* [Exercise data]:
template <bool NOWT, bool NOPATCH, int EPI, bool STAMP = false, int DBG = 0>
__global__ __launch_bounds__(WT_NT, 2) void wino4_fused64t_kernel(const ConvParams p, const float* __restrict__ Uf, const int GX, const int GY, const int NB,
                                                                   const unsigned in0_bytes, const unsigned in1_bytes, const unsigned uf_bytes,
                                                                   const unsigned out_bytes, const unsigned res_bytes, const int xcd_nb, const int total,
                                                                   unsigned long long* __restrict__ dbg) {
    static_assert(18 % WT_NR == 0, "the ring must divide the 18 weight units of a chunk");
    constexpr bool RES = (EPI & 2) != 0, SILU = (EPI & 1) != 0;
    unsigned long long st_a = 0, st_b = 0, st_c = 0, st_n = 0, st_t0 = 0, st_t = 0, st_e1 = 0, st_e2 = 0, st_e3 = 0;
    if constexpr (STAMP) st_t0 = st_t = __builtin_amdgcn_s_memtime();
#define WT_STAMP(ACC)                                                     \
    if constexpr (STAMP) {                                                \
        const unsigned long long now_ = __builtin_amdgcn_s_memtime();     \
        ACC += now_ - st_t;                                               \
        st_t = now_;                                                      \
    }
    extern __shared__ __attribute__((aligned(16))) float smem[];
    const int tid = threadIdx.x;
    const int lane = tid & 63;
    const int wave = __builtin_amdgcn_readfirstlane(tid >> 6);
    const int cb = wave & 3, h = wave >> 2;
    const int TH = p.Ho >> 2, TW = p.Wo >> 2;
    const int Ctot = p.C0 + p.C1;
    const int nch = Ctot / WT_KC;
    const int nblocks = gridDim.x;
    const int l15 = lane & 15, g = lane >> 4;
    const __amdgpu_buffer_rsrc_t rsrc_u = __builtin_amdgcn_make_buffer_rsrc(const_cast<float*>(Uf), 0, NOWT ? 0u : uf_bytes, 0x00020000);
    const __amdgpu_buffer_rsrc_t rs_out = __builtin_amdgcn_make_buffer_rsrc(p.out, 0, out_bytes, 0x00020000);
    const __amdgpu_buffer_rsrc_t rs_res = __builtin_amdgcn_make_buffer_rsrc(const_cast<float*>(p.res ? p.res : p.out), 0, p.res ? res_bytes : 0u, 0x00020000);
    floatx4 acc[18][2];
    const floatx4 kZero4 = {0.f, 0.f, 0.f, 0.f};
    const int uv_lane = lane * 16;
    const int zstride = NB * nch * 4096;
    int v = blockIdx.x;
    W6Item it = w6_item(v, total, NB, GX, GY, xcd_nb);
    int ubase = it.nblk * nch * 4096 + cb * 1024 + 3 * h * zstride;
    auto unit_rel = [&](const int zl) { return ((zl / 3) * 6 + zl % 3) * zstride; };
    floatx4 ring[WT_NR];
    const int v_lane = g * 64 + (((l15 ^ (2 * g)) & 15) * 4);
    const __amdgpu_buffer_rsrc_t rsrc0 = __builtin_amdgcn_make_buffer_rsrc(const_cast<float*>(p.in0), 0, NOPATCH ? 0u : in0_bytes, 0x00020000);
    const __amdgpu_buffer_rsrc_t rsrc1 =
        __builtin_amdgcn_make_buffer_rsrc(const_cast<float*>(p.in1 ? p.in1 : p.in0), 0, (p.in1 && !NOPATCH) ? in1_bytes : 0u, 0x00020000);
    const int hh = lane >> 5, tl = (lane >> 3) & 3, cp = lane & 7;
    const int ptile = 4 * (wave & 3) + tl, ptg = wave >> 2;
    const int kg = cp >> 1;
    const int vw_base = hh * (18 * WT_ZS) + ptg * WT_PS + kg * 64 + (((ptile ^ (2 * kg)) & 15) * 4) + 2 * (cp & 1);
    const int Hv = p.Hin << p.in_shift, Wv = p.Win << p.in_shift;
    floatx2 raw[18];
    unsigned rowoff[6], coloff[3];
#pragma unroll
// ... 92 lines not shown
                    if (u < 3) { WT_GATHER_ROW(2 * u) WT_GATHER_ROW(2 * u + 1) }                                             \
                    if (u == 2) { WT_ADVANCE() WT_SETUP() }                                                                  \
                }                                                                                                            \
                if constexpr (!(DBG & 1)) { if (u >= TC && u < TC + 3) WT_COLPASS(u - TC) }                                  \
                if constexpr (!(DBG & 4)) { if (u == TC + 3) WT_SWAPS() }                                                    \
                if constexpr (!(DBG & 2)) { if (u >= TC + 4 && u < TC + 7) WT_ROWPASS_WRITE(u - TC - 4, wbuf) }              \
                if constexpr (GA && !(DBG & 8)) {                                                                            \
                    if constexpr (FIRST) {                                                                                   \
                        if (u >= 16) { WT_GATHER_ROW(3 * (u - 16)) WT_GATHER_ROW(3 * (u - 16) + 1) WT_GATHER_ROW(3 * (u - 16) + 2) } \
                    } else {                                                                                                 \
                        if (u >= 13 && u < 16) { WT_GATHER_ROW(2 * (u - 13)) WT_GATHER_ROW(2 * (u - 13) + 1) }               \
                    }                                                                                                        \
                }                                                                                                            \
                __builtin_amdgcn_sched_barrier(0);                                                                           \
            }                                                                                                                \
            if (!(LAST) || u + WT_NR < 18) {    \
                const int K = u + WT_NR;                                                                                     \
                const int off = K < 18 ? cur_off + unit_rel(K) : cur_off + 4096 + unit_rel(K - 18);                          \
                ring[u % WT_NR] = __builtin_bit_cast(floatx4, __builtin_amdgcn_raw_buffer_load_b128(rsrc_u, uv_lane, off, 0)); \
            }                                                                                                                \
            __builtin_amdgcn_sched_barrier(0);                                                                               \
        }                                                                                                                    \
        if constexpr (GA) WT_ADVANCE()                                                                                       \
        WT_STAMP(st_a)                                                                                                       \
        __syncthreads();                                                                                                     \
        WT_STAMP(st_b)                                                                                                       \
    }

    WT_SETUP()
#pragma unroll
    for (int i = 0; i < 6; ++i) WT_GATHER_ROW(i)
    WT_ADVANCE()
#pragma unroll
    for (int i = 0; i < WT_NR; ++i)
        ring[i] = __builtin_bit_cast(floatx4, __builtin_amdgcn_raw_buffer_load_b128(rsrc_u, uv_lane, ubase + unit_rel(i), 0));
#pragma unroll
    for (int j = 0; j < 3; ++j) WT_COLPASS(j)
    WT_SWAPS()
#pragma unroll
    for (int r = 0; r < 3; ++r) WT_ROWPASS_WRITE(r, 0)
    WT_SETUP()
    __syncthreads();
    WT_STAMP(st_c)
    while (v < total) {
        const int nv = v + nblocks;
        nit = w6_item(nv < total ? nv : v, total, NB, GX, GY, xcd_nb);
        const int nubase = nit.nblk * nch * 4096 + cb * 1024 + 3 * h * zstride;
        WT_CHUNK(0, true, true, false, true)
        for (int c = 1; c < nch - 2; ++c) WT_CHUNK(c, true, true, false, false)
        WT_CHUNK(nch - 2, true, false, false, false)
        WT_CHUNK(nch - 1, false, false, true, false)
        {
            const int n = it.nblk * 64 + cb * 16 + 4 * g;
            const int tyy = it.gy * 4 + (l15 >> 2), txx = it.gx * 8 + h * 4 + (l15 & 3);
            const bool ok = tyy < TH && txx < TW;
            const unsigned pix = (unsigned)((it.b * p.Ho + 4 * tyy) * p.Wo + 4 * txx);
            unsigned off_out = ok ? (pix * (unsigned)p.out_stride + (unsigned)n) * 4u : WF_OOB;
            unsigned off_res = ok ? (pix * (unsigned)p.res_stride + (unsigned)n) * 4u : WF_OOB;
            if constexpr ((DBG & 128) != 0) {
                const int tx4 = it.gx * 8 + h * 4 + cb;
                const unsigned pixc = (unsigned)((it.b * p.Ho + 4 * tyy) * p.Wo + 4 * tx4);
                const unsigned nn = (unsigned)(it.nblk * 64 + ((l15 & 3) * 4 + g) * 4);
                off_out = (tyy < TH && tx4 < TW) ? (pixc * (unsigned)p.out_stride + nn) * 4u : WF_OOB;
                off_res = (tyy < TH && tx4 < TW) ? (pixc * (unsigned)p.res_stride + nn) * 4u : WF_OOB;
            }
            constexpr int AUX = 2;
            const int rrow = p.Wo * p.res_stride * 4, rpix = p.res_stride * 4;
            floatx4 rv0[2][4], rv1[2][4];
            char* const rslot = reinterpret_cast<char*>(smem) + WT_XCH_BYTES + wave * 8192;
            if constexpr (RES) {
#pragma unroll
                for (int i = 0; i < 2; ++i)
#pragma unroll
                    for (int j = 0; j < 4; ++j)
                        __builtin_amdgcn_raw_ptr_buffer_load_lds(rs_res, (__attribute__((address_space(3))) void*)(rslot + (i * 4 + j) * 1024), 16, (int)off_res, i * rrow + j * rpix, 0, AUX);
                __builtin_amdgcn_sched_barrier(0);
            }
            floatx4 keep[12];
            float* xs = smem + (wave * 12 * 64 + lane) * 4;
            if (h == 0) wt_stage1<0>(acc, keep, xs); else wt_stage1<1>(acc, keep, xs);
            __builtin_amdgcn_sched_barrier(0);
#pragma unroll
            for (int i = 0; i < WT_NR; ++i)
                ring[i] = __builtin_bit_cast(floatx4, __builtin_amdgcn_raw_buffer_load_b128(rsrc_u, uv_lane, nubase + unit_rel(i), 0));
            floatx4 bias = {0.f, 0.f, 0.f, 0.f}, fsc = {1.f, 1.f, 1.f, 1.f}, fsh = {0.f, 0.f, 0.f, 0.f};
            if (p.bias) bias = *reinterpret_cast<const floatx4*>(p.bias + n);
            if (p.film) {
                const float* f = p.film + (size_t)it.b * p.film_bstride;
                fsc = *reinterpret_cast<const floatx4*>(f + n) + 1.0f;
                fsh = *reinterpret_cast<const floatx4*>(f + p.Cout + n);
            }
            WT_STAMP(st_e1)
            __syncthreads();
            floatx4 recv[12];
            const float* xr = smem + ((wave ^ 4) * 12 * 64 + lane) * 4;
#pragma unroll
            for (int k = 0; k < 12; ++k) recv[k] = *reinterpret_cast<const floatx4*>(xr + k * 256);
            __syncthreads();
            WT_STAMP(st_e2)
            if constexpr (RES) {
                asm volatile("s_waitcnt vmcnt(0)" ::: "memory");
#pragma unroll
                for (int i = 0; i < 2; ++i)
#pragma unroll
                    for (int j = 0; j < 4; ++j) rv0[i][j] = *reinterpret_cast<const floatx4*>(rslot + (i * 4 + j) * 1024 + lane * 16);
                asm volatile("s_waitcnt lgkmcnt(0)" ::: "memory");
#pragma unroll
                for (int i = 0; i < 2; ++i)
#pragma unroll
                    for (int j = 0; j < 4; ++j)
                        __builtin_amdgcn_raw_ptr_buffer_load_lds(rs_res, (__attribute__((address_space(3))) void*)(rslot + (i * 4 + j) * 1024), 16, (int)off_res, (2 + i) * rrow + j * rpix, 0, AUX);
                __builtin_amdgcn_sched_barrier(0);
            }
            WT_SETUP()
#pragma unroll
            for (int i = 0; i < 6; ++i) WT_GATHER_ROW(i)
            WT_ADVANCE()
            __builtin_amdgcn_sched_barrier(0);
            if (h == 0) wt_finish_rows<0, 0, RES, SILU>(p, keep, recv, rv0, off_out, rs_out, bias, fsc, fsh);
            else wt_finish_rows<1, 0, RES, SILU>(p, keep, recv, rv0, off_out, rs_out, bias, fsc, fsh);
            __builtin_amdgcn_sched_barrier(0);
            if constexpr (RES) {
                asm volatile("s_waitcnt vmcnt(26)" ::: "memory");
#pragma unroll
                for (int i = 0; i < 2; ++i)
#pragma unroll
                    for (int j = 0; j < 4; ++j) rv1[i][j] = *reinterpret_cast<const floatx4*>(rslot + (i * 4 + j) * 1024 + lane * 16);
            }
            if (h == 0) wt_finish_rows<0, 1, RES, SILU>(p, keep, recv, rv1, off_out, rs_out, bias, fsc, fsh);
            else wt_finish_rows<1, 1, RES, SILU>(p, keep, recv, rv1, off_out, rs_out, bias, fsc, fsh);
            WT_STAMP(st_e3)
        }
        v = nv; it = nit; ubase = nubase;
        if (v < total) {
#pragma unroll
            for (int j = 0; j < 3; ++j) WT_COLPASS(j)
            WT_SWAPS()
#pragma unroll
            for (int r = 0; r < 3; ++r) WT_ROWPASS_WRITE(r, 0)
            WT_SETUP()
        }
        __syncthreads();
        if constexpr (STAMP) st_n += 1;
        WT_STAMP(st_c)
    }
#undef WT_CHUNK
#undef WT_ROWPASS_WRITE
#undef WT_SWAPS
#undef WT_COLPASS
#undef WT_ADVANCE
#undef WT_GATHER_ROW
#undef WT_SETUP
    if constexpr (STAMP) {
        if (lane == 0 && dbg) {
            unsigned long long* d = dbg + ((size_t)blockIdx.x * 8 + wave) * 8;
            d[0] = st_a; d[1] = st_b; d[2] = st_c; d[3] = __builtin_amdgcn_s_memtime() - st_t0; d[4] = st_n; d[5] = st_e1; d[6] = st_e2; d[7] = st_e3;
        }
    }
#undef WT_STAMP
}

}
---
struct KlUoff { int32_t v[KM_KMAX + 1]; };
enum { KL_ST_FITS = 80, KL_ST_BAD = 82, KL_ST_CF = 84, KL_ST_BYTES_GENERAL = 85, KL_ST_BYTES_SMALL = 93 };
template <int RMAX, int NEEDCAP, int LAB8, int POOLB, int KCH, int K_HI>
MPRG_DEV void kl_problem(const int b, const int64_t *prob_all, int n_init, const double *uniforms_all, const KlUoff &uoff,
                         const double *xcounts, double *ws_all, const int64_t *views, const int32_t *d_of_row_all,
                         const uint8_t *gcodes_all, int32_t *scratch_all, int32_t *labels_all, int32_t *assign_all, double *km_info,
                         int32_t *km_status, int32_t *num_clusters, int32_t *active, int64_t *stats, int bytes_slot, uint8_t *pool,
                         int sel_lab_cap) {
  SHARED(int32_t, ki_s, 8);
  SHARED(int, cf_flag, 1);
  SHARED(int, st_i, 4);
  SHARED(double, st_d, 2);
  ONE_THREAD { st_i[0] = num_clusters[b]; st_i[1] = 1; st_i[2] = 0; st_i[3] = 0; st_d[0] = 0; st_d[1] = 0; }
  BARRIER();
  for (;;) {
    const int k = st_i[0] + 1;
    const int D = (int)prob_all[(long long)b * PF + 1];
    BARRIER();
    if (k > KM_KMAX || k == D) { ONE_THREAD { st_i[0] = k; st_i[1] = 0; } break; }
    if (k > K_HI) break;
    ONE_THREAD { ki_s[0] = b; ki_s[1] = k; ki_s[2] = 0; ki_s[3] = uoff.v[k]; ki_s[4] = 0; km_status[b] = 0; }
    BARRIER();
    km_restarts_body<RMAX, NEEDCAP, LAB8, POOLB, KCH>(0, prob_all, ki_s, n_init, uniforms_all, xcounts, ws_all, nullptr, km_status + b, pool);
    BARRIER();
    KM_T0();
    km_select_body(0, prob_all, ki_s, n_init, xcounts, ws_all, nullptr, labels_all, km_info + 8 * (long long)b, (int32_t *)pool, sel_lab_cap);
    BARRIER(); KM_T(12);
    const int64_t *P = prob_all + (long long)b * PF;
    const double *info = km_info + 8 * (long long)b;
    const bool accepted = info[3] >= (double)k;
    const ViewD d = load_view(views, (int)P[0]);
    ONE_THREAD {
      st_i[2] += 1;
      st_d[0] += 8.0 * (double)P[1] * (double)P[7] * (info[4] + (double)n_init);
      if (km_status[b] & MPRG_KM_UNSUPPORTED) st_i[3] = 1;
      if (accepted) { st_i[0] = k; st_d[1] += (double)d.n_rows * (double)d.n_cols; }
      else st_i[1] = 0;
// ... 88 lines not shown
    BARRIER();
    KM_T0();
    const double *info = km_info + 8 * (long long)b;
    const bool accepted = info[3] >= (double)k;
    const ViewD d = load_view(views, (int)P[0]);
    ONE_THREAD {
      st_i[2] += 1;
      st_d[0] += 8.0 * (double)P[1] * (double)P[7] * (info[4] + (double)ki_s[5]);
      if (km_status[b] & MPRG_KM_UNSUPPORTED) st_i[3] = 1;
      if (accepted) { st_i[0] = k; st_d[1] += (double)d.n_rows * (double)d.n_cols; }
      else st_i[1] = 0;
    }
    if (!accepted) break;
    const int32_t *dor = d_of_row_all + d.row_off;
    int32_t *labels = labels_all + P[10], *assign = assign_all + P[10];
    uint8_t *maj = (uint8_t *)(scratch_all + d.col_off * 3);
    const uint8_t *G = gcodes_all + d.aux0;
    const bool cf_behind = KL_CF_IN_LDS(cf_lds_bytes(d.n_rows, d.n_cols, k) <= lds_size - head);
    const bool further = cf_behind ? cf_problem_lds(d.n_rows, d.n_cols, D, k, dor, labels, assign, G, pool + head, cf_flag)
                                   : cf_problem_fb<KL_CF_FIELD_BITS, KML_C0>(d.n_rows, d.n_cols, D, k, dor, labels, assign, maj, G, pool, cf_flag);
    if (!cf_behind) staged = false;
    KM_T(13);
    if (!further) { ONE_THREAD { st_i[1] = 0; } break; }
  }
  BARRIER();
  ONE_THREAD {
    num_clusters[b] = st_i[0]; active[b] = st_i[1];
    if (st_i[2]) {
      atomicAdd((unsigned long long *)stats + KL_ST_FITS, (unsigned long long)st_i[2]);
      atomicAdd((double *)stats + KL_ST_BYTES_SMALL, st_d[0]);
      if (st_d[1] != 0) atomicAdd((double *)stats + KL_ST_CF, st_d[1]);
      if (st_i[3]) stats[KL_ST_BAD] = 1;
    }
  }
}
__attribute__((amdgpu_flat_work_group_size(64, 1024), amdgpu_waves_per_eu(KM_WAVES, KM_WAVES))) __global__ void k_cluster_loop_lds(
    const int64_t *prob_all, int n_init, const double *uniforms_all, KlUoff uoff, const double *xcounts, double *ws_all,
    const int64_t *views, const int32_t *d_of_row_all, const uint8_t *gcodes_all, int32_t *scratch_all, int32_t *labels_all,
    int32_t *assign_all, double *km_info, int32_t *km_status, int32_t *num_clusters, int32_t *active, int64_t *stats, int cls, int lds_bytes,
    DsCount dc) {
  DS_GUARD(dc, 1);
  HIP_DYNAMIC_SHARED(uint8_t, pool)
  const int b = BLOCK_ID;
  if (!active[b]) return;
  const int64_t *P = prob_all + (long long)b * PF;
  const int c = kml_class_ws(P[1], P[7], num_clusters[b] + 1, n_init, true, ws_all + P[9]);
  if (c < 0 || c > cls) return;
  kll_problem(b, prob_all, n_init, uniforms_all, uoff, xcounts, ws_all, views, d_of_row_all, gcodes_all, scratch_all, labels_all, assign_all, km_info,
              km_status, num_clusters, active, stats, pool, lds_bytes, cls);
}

* [Exercise aim]: What lines in the listing include the string "xcounts"? Copy them out.

* [Answer box]:
                         const double *xcounts, double *ws_all, const int64_t *views, const int32_t *d_of_row_all,
    km_restarts_body<RMAX, NEEDCAP, LAB8, POOLB, KCH>(0, prob_all, ki_s, n_init, uniforms_all, xcounts, ws_all, nullptr, km_status + b, pool);
    km_select_body(0, prob_all, ki_s, n_init, xcounts, ws_all, nullptr, labels_all, km_info + 8 * (long long)b, (int32_t *)pool, sel_lab_cap);
    const int64_t *prob_all, int n_init, const double *uniforms_all, KlUoff uoff, const double *xcounts, double *ws_all,
  kll_problem(b, prob_all, n_init, uniforms_all, uoff, xcounts, ws_all, views, d_of_row_all, gcodes_all, scratch_all, labels_all, assign_all, km_info,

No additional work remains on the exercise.